1. This site uses cookies. By continuing to use this site, you are agreeing to our use of cookies. Learn More.

XF 1.4 Image Proxy crashing PHP-FPM after moving to SSL

Discussion in 'Troubleshooting and Problems' started by DeltaHF, Feb 26, 2015.

  1. DeltaHF

    DeltaHF Well-Known Member

    I just moved my site to SSL last night, and now the Image Proxy will crash PHP-FPM if it has trouble pulling images from problematic origin servers. I've had trouble with it before (and it's always been a bit temperamental for me), but the impact is now much more severe after the SSL conversion. This is a very large high-traffic forum (10.2 million posts, ~300k daily page views) which has some extremely image-heavy threads, so we push the Image Proxy hard.

    PHP-FPM has crashed about 8 times in the past 12 hours. There are no errors in the PHP-FPM error log. The server runs a LEMP web stack configured by @eva2000's Centminmod. Any help or advice would be greatly appreciated.

    NewRelic graphs from two of the most severe incidents:
    Screen Shot 2015-02-26 at 2.33.18 PM.png

    Screen Shot 2015-02-26 at 2.34.15 PM.png


    Screen Shot 2015-02-26 at 2.34.36 PM.png

    My php-fpm.conf:
    Code:
    log_level = debug
    
    pid = /var/run/php-fpm/php-fpm.pid
    error_log = /var/log/php-fpm/www-error.log
    emergency_restart_threshold = 10
    emergency_restart_interval = 1m
    process_control_timeout = 10s
    
    [www]
    user = nginx
    group = nginx
    listen = 127.0.0.1:9000
    listen.allowed_clients = 127.0.0.1
    ;listen.backlog = -1
    ;listen = /tmp/php5-fpm.sock
    ;listen.owner = nobody
    ;listen.group = nobody
    ;listen.mode = 0666
    
    pm = static
    pm.max_children = 8
    ; Default Value: min_spare_servers + (max_spare_servers - min_spare_servers) / 2
    pm.start_servers = 8
    pm.min_spare_servers = 8
    pm.max_spare_servers = 8
    pm.max_requests = 100
    
    ; PHP 5.3.9 setting
    ; The number of seconds after which an idle process will be killed.
    ; Note: Used only when pm is set to 'ondemand'
    ; Default Value: 10s
    pm.process_idle_timeout = 10s;
    
    rlimit_files = 65536
    rlimit_core = 0
    
    ; The timeout for serving a single request after which the worker process will
    ; be killed.

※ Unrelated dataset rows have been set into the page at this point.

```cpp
long long tiles(int F, int K, int M, int P, int epi, int res, bool force) {
    if (F <= 0 || K <= 0 || M <= 0 || P <= 0 || P % 4 != 0 || (long long)F * P >= (1ll << 31)) return 0;
    if (mode() == 0) return 0;
    Inst in;
    if (!pick(in, K, M)) return 0;
    const long long nt = ((long long)F * P + 63) / 64;
    if (!force && mode() != 2) {
        if (nt < kMinTiles) return 0;
        if (in.rb == 5 && epi == 1 && res) return 0;
    }
    return nt;
}

int gemm(const float* A, const float* X, const float* R, float* Y, int F, int K, int M, int P, int a_is_mk, const pw2::GFuse* fuse,
         const pw2::GTrain* train, int epi, hipStream_t stream, bool force) {
    if (!A || !X || !Y) return RK_ERR_NULL_POINTER;
    if (F <= 0 || K <= 0 || M <= 0 || P <= 0 || P % 4 != 0) return RK_ERR_BAD_DIMS;
    if (((uintptr_t)X & 15) || ((uintptr_t)Y & 15) || (R && ((uintptr_t)R & 15))) return RK_ERR_BAD_DIMS;
    Inst in;
    if (!pick(in, K, M)) return RK_ERR_UNSUPPORTED;
    if (tiles(F, K, M, P, epi, R != nullptr, force) <= 0) return RK_ERR_UNSUPPORTED;
    pw2::GFuse fz = fuse ? *fuse : pw2::GFuse{nullptr, nullptr, nullptr, nullptr, 0, 0};
    pw2::GTrain tr = train ? *train : pw2::GTrain{nullptr, nullptr, nullptr, nullptr, 0};
    if (fz.ma && (epi != 0 || !fz.mb)) return RK_ERR_UNSUPPORTED;
    const int pro = fz.ka != nullptr, res = R != nullptr;
    Dims d;
    d.F = F; d.K = K; d.M = M; d.P = P; d.ntot = (long long)F * P; d.ntiles = (d.ntot + 63) / 64; d.a_is_mk = a_is_mk;
    if (epi == 1 && !tr.stats) return RK_ERR_NULL_POINTER;
    if (epi == 2 && !(tr.bred && tr.bx && tr.bpack)) return RK_ERR_NULL_POINTER;
    if (epi == 2 && ((uintptr_t)tr.bx & 15)) return RK_ERR_BAD_DIMS;
    if (epi && (long long)tr.J != d.ntiles) return RK_ERR_BAD_DIMS;
    if (in.rb == 4) return launch_flags<4, 14>(pro, epi, res, A, X, R, Y, d, fz, tr, stream);
    return launch_flags<5, 18>(pro, epi, res, A, X, R, Y, d, fz, tr, stream);
}

}
}

extern "C" {
using namespace rk;
int rk_pw4_gemm_f32(const float* A, const float* X, const float* R, float* Y, int F, int K, int M, int P, int a_is_mk,
                    const float* ka, const float* kb, int relu_in, int epi, void* stats, const float* bx, const float* bpack,
                    void* bred, int tiles, rk_stream_t stream) {
    const pw2::GFuse fz{ka, kb, nullptr, nullptr, relu_in, 0};
    const pw2::GTrain tr{(float4*)stats, (float2*)bred, bx, (const float4*)bpack, tiles};
    return pw4::gemm(A, X, R, Y, F, K, M, P, a_is_mk, &fz, &tr, epi, (hipStream_t)stream, true);
}
}
```

rubiksnet_amd/train_block.py:

```python
import logging

import torch

from . import _native, config, rubiksnet_cuda
from .fused_bn import _count_batch

__all__ = ["fused_train_block", "take_stats", "bn_relu_from_stats", "stats_fallbacks"]

_LOG = logging.getLogger("rubiksnet_amd")
_FALLBACKS = [0]


def stats_fallbacks():
    return _FALLBACKS[0]


def _note_fallback(shape):
    _FALLBACKS[0] += 1
    if _FALLBACKS[0] == 1:
        _LOG.warning("rubiksnet_amd: a fused training block received x %s without its producer's BatchNorm tile statistics "
                     "and runs a statistics pass of its own (logged once; train_block.stats_fallbacks() counts them)",
                     tuple(shape))

_CMAX = 320
# ... 210 lines not shown
        s3, pd = [1, plan.stride, plan.stride], [0, 0, 0]
        if dout is None:
            return (None,) * 13
        dout = dout.contiguous()
        need = ctx.needs_input_grad
        with torch.cuda.device(dev):
            st = _stream(dev)
            cur = torch.cuda.current_stream(dev)
            side = _side_stream(dev)
            keep = []

            def wgrad_ws(K, M, Pn):
                nbytes = int(L.rk_pw_wgrad_workspace_bytes(Fr, K, M, Pn))
                buf = torch.empty(max(nbytes, 1), dtype=torch.uint8, device=dev)
                keep.append(buf)
                return buf, nbytes

            def wg_stream():
                if side is None:
                    return st
                side.wait_stream(cur)
                return side.cuda_stream

            try:
                ds = torch.empty_like(s)
                _native.check(L.rk_pw_gemm_f32(w3.data_ptr(), dout.data_ptr(), None, ds.data_ptr(), Fr, Cout, Cmid, Po, 0, st),
                              "rk_pw_gemm_f32")
                dw3 = None
                if need[8]:
                    dw3 = torch.empty_like(w3)
                    ws, nb = wgrad_ws(Cmid, Cout, Po)
                    _native.check(L.rk_pw_wgrad_f32(dout.data_ptr(), (s_in if ctx.has_se else s).data_ptr(), dw3.data_ptr(), Fr,
                                                    Cmid, Cout, Po, ws.data_ptr(), nb, wg_stream()), "rk_pw_wgrad_f32")
                if ctx.has_se:
                    dgate = torch.empty_like(se_g)
                    _native.check(L.rk_se_dgate_f32(ds.data_ptr(), s.data_ptr(), dgate.data_ptr(), Fr, Cmid, Po, st),
                                  "rk_se_dgate_f32")
                    Cr = wse1.shape[0]
                    dpre2 = torch.empty_like(se_g)
                    dpre1 = torch.empty_like(se_h)
                    dq = torch.empty_like(se_g)
                    dwse1, dwse2 = torch.empty_like(wse1), torch.empty_like(wse2)
                    rc = L.rk_se_mlp_backward_f32(dgate.data_ptr(), se_g.data_ptr(), se_h.data_ptr(), se_q.data_ptr(), wse1.data_ptr(),
                                                  wse2.data_ptr(), dpre2.data_ptr(), dpre1.data_ptr(), dq.data_ptr(), dwse1.data_ptr(),
                                                  dwse2.data_ptr(), Fr, Cmid, Cr, st)
                    if rc == rubiksnet_cuda.UNSUPPORTED:
                        dpre2 = dgate * se_g * (1.0 - se_g)
                        dwse2 = dpre2.t() @ se_h
                        dpre1 = (dpre2 @ wse2) * (se_h > 0).to(dpre2.dtype)
                        dwse1 = dpre1.t() @ se_q
                        dq = (dpre1 @ wse1).contiguous()
                    else:
# ... 39 lines not shown
                if not need[7]:
                    dshift = None
                res, dwsc = None, None
                if not plan.identity:
                    res = torch.empty_like(x)
                    if plan.stride == 2:
                        _native.check(L.rk_pw_s2_dgrad_f32(wsc.data_ptr(), dout.data_ptr(), res.data_ptr(), Fr, Cin, Cout, H, W,
                                                           st), "rk_pw_s2_dgrad_f32")
                    else:
                        _native.check(L.rk_pw_gemm_f32(wsc.data_ptr(), dout.data_ptr(), None, res.data_ptr(), Fr, Cout, Cin, P,
                                                       0, st), "rk_pw_gemm_f32")
                    if need[9]:
                        dwsc = torch.empty_like(wsc)
                        ws, nb = wgrad_ws(Cin, Cout, Po)
                        if plan.stride == 2:
                            _native.check(L.rk_pw_s2_wgrad_pro_f32(dout.data_ptr(), x.data_ptr(), dwsc.data_ptr(), Fr, Cin, Cout,
                                                                   H, W, bn1[2].data_ptr(), bn1[3].data_ptr(), 1, ws.data_ptr(),
                                                                   nb, wg_stream()), "rk_pw_s2_wgrad_pro_f32")
                        else:
                            _native.check(L.rk_pw_wgrad_pro_f32(dout.data_ptr(), x.data_ptr(), dwsc.data_ptr(), Fr, Cin, Cout, P,
                                                                bn1[2].data_ptr(), bn1[3].data_ptr(), 1, ws.data_ptr(), nb,
                                                                wg_stream()), "rk_pw_wgrad_pro_f32")
                dw2 = None
                if need[4]:
                    dw2 = torch.empty_like(w2)
                    ws, nb = wgrad_ws(Cin, Cmid, P)
                    _native.check(L.rk_pw_wgrad_pro_f32(dz.data_ptr(), x.data_ptr(), dw2.data_ptr(), Fr, Cin, Cmid, P,
                                                        bn1[2].data_ptr(), bn1[3].data_ptr(), 1, ws.data_ptr(), nb, wg_stream()),
                                  "rk_pw_wgrad_pro_f32")
                J = int(L.rk_pw_gemm_tiles(w2.data_ptr(), Fr, Cmid, Cin, P, 0))
                bred = torch.empty(Cin, J, 2, dtype=torch.float32, device=dev)
                dzm = res if res is not None else torch.empty_like(x)
                _native.check(L.rk_pw_gemm_bnbwd_f32(w2.data_ptr(), dz.data_ptr(), _ptr(res), dzm.data_ptr(), Fr, Cmid, Cin, P,
                                                     0, x.data_ptr(), bn1[4].data_ptr(), bred.data_ptr(), J, st),
                              "rk_pw_gemm_bnbwd_f32")
                k12 = torch.empty(2, Cin, dtype=torch.float32, device=dev)
                dg1 = torch.empty(Cin, dtype=torch.float32, device=dev)
                db1 = torch.empty(Cin, dtype=torch.float32, device=dev)
                _native.check(L.rk_bn_bwd_finish_tiles_f32(bred.data_ptr(), J, Fr * P, k12.data_ptr(), dg1.data_ptr(),
                                                           db1.data_ptr(), Cin, st), "rk_bn_bwd_finish_tiles_f32")
                dx = None
                if need[0]:
                    dx = torch.empty_like(x)
                    skip = dout if plan.identity else None
                    _native.check(L.rk_bn_bwd_dx_pre_f32(dzm.data_ptr(), x.data_ptr(), g1.data_ptr(), bn1[0].data_ptr(),
                                                         bn1[1].data_ptr(), k12.data_ptr(), _ptr(skip), dx.data_ptr(), Fr, Cin,
                                                         P, st), "rk_bn_bwd_dx_pre_f32")
            finally:
                if side is not None:
                    cur.wait_stream(side)
                del keep
        return (dx, None, dg1, db1, dw2, dg2, db2, dshift, dw3, dwsc if not plan.identity else None, dwse1, dwse2, None)
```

This option should be used when the 'max_execution_time' ini option
    ; does not stop script execution for some reason. A value of '0' means 'off'.
    ; Available units: s(econds)(default), m(inutes), h(ours), or d(ays)
    ; Default Value: 0
    ;request_terminate_timeout = 0
    ;request_slowlog_timeout = 0
    slowlog = /var/log/php-fpm/www-slow.log
    
    pm.status_path = /phpstatus
    ping.path = /phpping
    ping.response = pong
    
    ; Limits the extensions of the main script FPM will allow to parse. This can
    ; prevent configuration mistakes on the web server side. You should only limit
    ; FPM to .php extensions to prevent malicious users to use other extensions to
    ; exectute php code.
    ; Note: set an empty value to allow all extensions.
    ; Default Value: .php
    security.limit_extensions = .php .php3 .php4 .php5
    
    ; catch_workers_output = yes
    php_admin_value[error_log] = /var/log/php-fpm/www-php.error.log
    
    PHP-FPM Status (about 10 minutes after a crash and manual restart):
    Code:
    pool: www
    process manager: static
    start time: 26/Feb/2015:19:48:23 +0000
    start since: 428
    accepted conn: 9846
    listen queue: 0
    max listen queue: 129
    listen queue len: 128
    idle processes: 7
    active processes: 1
    total processes: 8
    max active processes: 8
    max children reached: 0
    slow requests: 0
    
    I have also modified the timeout in /library/XenForo/Model/ImageProxy.php from 10 to 3 seconds, from line 426:
    Code:
    $response= XenForo_Helper_Http::getClient($requestUrl, array(
                                    'output_stream' =>$streamUri,
                                    'timeout' =>3
                            ))->setHeaders('Accept-encoding', 'identity')->request('GET');
    
     

    Attached Files:

    Last edited: Feb 26, 2015
  2. Mike

    Mike XenForo Developer Staff Member

    Admittedly I haven't really gotten into the nuances of PHP-FPM configuration, but since you're setting process manager (pm) to static, pm.max_children means that you can only serve 8 processes concurrently. If you have 8 cores and the processes are always CPU bound, that makes sense. But we're seeing an example where you're really just network bound, so if there are 8 processes waiting on network connections, then you could be not serving anything with effectively no load. While normally this wouldn't happen, if someone embeds a number of images in a post from the same bad host, the browser will try to load them simultaneously (up to a point) and that could trigger an issue. It may be worth trying the "dynamic" pm setting to see if that makes a difference.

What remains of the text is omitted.